Your response should contain every line from the data below that holds the string "plan".

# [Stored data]

++++++++++

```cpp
int va_bg_update(int mode, int dtype, const void *frames, void *diff_out, void *state,
                 int64_t n_seen, double rate, int n, size_t px, void *stream)
{
    VA_ENTER();
    double *recip = nullptr;
    ScratchLease scratch;
    if (mode == VA_BG_MEAN && dtype == VA_U8 && n > 0) {
        int rc = scratch.acquire(bg_scratch_bytes(n), as_stream(stream));
        if (rc)
// ... 882 lines not shown
    uint32_t *const *bits = p->bits[slot];

    bool have_bits = false;
    if (c.sigma > 0) {
        if (p->gauss.byte_mask() && masks && mask_out && !filtered_out && c.morph_count == 0 && !want_ccl &&
            reinterpret_cast<uintptr_t>(mask_out) % 4 == 0) {
            return launch_gaussian(p->gauss, cur, mask_out, nullptr, c.thresh, c.maxval, p->gscratch, n, st, prof);
        }
        uint32_t *gbits = masks && p->gauss.single_pass() ? bits[0] : nullptr;
        void *dst = filtered_out ? filtered_out : p->blur;
        rc = launch_gaussian(p->gauss, cur, dst, gbits, c.thresh, 0, p->gscratch, n, st, prof);
        if (rc)
            return rc;
        have_bits = gbits != nullptr;
        cur = dst;
    } else if (filtered_out) {
        VA_HIP(hipMemcpyAsync(filtered_out, cur, (size_t)n * p->px * esz, hipMemcpyDeviceToDevice,
                              st));
    }
    if (!masks)
        return VA_OK;

    int b = 0;
    if (!have_bits) {
        rc = launch_pack_bits((const uint8_t *)cur, bits[0], n, c.height, c.width, c.thresh, st);
        if (rc)
            return rc;
        VA_MARK("threshold_pack");
    }
    int32_t *labels = nullptr;
    if (want_ccl) {
        labels = labels_out ? labels_out : p->labels_scratch;
    }
    if (c.morph_count > 0 && morph_fused_supported(c.width, p->se, c.morph_count)) {
        rc = launch_morph_fused(bits[b], bits[b ^ 1], n, c.height, c.width, c.morph_op, p->se,
                                c.morph_count, st);
        if (rc)
            return rc;
        b ^= 1;
        VA_MARK("morph_fused");
    } else {
        for (int i = 0; i < c.morph_count; i++) {
            rc = launch_morph_bits(bits[b], bits[b ^ 1], n, c.height, c.width, c.morph_op[i],
                                   p->se[i], st);
            if (rc)
                return rc;
            b ^= 1;
            VA_MARK(c.morph_op[i] == VA_MORPH_DILATE ? "morph_dilate" : "morph_erode");
        }
    }
    if (mask_out) {
        rc = launch_unpack_bits(bits[b], mask_out, n, c.height, c.width, c.maxval, st);
        if (rc)
            return rc;
        VA_MARK("mask_unpack");
    }
    if (want_ccl) {
        const bool paint = labels_out != nullptr || stats_out != nullptr;
        int32_t *counts = counts_out ? counts_out : p->counts_scratch;
        const char *lo = (const char *)labels, *hi = lo + (size_t)n * p->frame_px * sizeof(int32_t);
        const char *slo = (const char *)stats_out,
                   *shi = slo + (stats_out ? (size_t)n * c.max_labels * VA_STATS_STRIDE * sizeof(int64_t) : 0);
        for (int s = 0; s < 2 && p->overlap; s++)
            if (p->paint_pending[s] &&
                ((lo < p->paint_hi[s] && p->paint_lo[s] < hi) || (slo < p->pstat_hi[s] && p->pstat_lo[s] < shi)))
                VA_HIP(hipStreamWaitEvent(st, p->ev_paint[s], 0));
        if (!defer_paint) {
            rc = launch_ccl(bits[b], labels, counts, n, c.height, c.width, c.connectivity, p->ccl_ws[0],
                            p->ccl_ws_bytes, stats_out, c.max_labels, st, prof, paint);
            if (rc)
                return rc;
        } else {
            CclPaintPlan plan;
            rc = launch_ccl_front(bits[b], labels, counts, n, c.height, c.width, c.connectivity, p->ccl_ws[slot],
                                  p->ccl_ws_bytes, stats_out, c.max_labels, st, prof, &plan);
            if (rc)
                return rc;
            VA_HIP(hipEventRecord(p->ev_front, st));
            VA_HIP(hipStreamWaitEvent(p->side, p->ev_front, 0));
            if (prof)
                prof->mark(nullptr, p->side);
            plan.persistent_grid = p->paint_grid;
            rc = launch_ccl_paint(plan, p->side, prof);
            if (rc)
                return rc;
            VA_HIP(hipEventRecord(p->ev_paint[slot], p->side));
            p->paint_pending[slot] = true;
            p->paint_lo[slot] = lo;
            p->paint_hi[slot] = hi;
            p->pstat_lo[slot] = slo;
            p->pstat_hi[slot] = shi;
            p->slot = slot ^ 1;
        }
    }
#undef VA_MARK
    return VA_OK;
}

int va_pipeline_profile(va_pipeline_t *p, int enable)
{
    VA_ENTER();
    VA_REQUIRE(p, "va_pipeline_profile: NULL pipeline");
    if (!p->prof) {
        p->prof = new (std::nothrow) StageProfiler();
        if (!p->prof) {
            set_error("va_pipeline_profile: out of host memory");
            return VA_ERR_NOMEM;
        }
// ... 154 lines not shown
```

video-analysis_amd/csrc/va_ccl.hip:

```cpp
#include "va_common.h"

namespace va {

namespace {

constexpr int kBlock = 256;
constexpr int kRowsPerBlock = kBlock / kWave;
constexpr bool kNtStores = true;

__device__ __forceinline__ int ld_forest(const int32_t *p)
{
    return __hip_atomic_load(p, __ATOMIC_RELAXED, __HIP_MEMORY_SCOPE_WORKGROUP);
}
__device__ __forceinline__ void st_forest(int32_t *p, int v)
{
    __hip_atomic_store(p, v, __ATOMIC_RELAXED, __HIP_MEMORY_SCOPE_WORKGROUP);
}

__device__ int find_root(int32_t *L, int a)
{
    for (;;) {
        int p = ld_forest(L + a);
        if (p == a)
            return a;
        int gp = ld_forest(L + p);
        if (gp == p)
            return p;
        st_forest(L + a, gp);
        a = gp;
    }
}

__device__ int find_root_ro(const int32_t *L, int a)
// ... 547 lines not shown
        all += p;
    }
    if (threadIdx.x == 0)
        *total = all;
    __syncthreads();
    return before + incl - v;
}

__device__ __forceinline__ void scan_rows(int *rowbase, int h, int *s_part, int *total)
{
    const int per = (h + kFrameThreads - 1) / kFrameThreads;
    const int y0 = min(h, (int)threadIdx.x * per), y1 = min(h, y0 + per);
    int sum = 0;
    for (int y = y0; y < y1; y++)
        sum += rowbase[y];
    int run = block_exclusive_scan(sum, s_part, total);
    for (int y = y0; y < y1; y++) {
        const int n = rowbase[y];
        rowbase[y] = run;
        run += n;
    }
    __syncthreads();
}

#ifdef VA_CCL_STAMPS
__device__ long long g_ccl_stamps[16];
__device__ int g_ccl_xcc[2][16];
#define CCL_ACC(v, t0) do { long long t1_ = __builtin_amdgcn_s_memtime(); v += t1_ - t0; t0 = t1_; } while (0)
#define CCL_STAMP(i) do { if (blockIdx.x == 0 && threadIdx.x == 0) g_ccl_stamps[i] = __builtin_amdgcn_s_memtime(); } while (0)
#else
#define CCL_STAMP(i) do { } while (0)
#define CCL_ACC(v, t0) do { } while (0)
#endif
template <bool CONN8, int NCH, int RPW>
__global__ void __launch_bounds__(kFrameThreads)
ccl_frame_kernel(const uint32_t *__restrict__ bits, int32_t *__restrict__ labels,
                 int32_t *__restrict__ counts, int h, int w, int w32, FrameLayout lay, int direct,
                 int32_t *__restrict__ table, int table_stride, int32_t *__restrict__ rowbase_g,
                 int32_t *__restrict__ mode)
{
    __shared__ __attribute__((aligned(16))) int s_mem[kFrameLdsWords];
    __shared__ int s_part[kFrameWaves];
    __shared__ int s_total;

    const int f = blockIdx.x, tid = threadIdx.x, wv = tid >> 6, lane = tid & (kWave - 1);
#ifdef VA_CCL_STAMPS
    if (tid == 0 && f < 16)
        g_ccl_xcc[0][f] = __builtin_amdgcn_s_getreg((3 << 11) | 20) & 15;
#endif
    const uint32_t *fbits = bits + (size_t)f * h * w32;
    int32_t *L = labels + (size_t)f * h * w;
    int *stage = s_mem + wv * lay.stage_words + kStagePad;
    const int rs = lay.row_stride;
    const bool spans_direct = NCH == 1 && direct;
    if (!spans_direct)
        for (int i = lane; i < lay.stage_words; i += kWave)
            stage[i - kStagePad] = 0;
    int *queue = s_mem + lay.queue_off + wv * 2 * kQueue;
    int *rowbase = s_mem + lay.rowbase_off;
    int *parent = s_mem + lay.parent_off;
    constexpr int kRowsPerIter = kFrameWaves * RPW;
    const int sweeps = (h + kRowsPerIter - 1) / kRowsPerIter;

    typedef int v4i __attribute__((ext_vector_type(4)));
    struct RowRegs {
        v4i v[RPW + 1];
    };
    const int nld = (w32 + kWave - 1) / kWave;
    auto issue_rows = [&](int y0, RowRegs &rr) {
        const int c0 = min(lane, w32 - 1), c1 = min(lane + kWave, w32 - 1);
        const int c2 = min(lane + 2 * kWave, w32 - 1), c3 = min(lane + 3 * kWave, w32 - 1);
#pragma unroll
        for (int j = 0; j <= RPW; j++) {
            const uint32_t *src = fbits + (size_t)min(max(y0 - 1 + j, 0), h - 1) * w32;
            rr.v[j].x = (int)src[c0];
            if (nld > 1)
                rr.v[j].y = (int)src[c1];
            if (nld > 2) {
                rr.v[j].z = (int)src[c2];
                rr.v[j].w = (int)src[c3];
            }
        }
    };
// ... 976 lines not shown
        if (n++ == 0) {
            x = px;
            y = py;
        }
    }
};
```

++++++++++

# [Worked solution]
            CclPaintPlan plan;
                                  p->ccl_ws_bytes, stats_out, c.max_labels, st, prof, &plan);
            plan.persistent_grid = p->paint_grid;
            rc = launch_ccl_paint(plan, p->side, prof);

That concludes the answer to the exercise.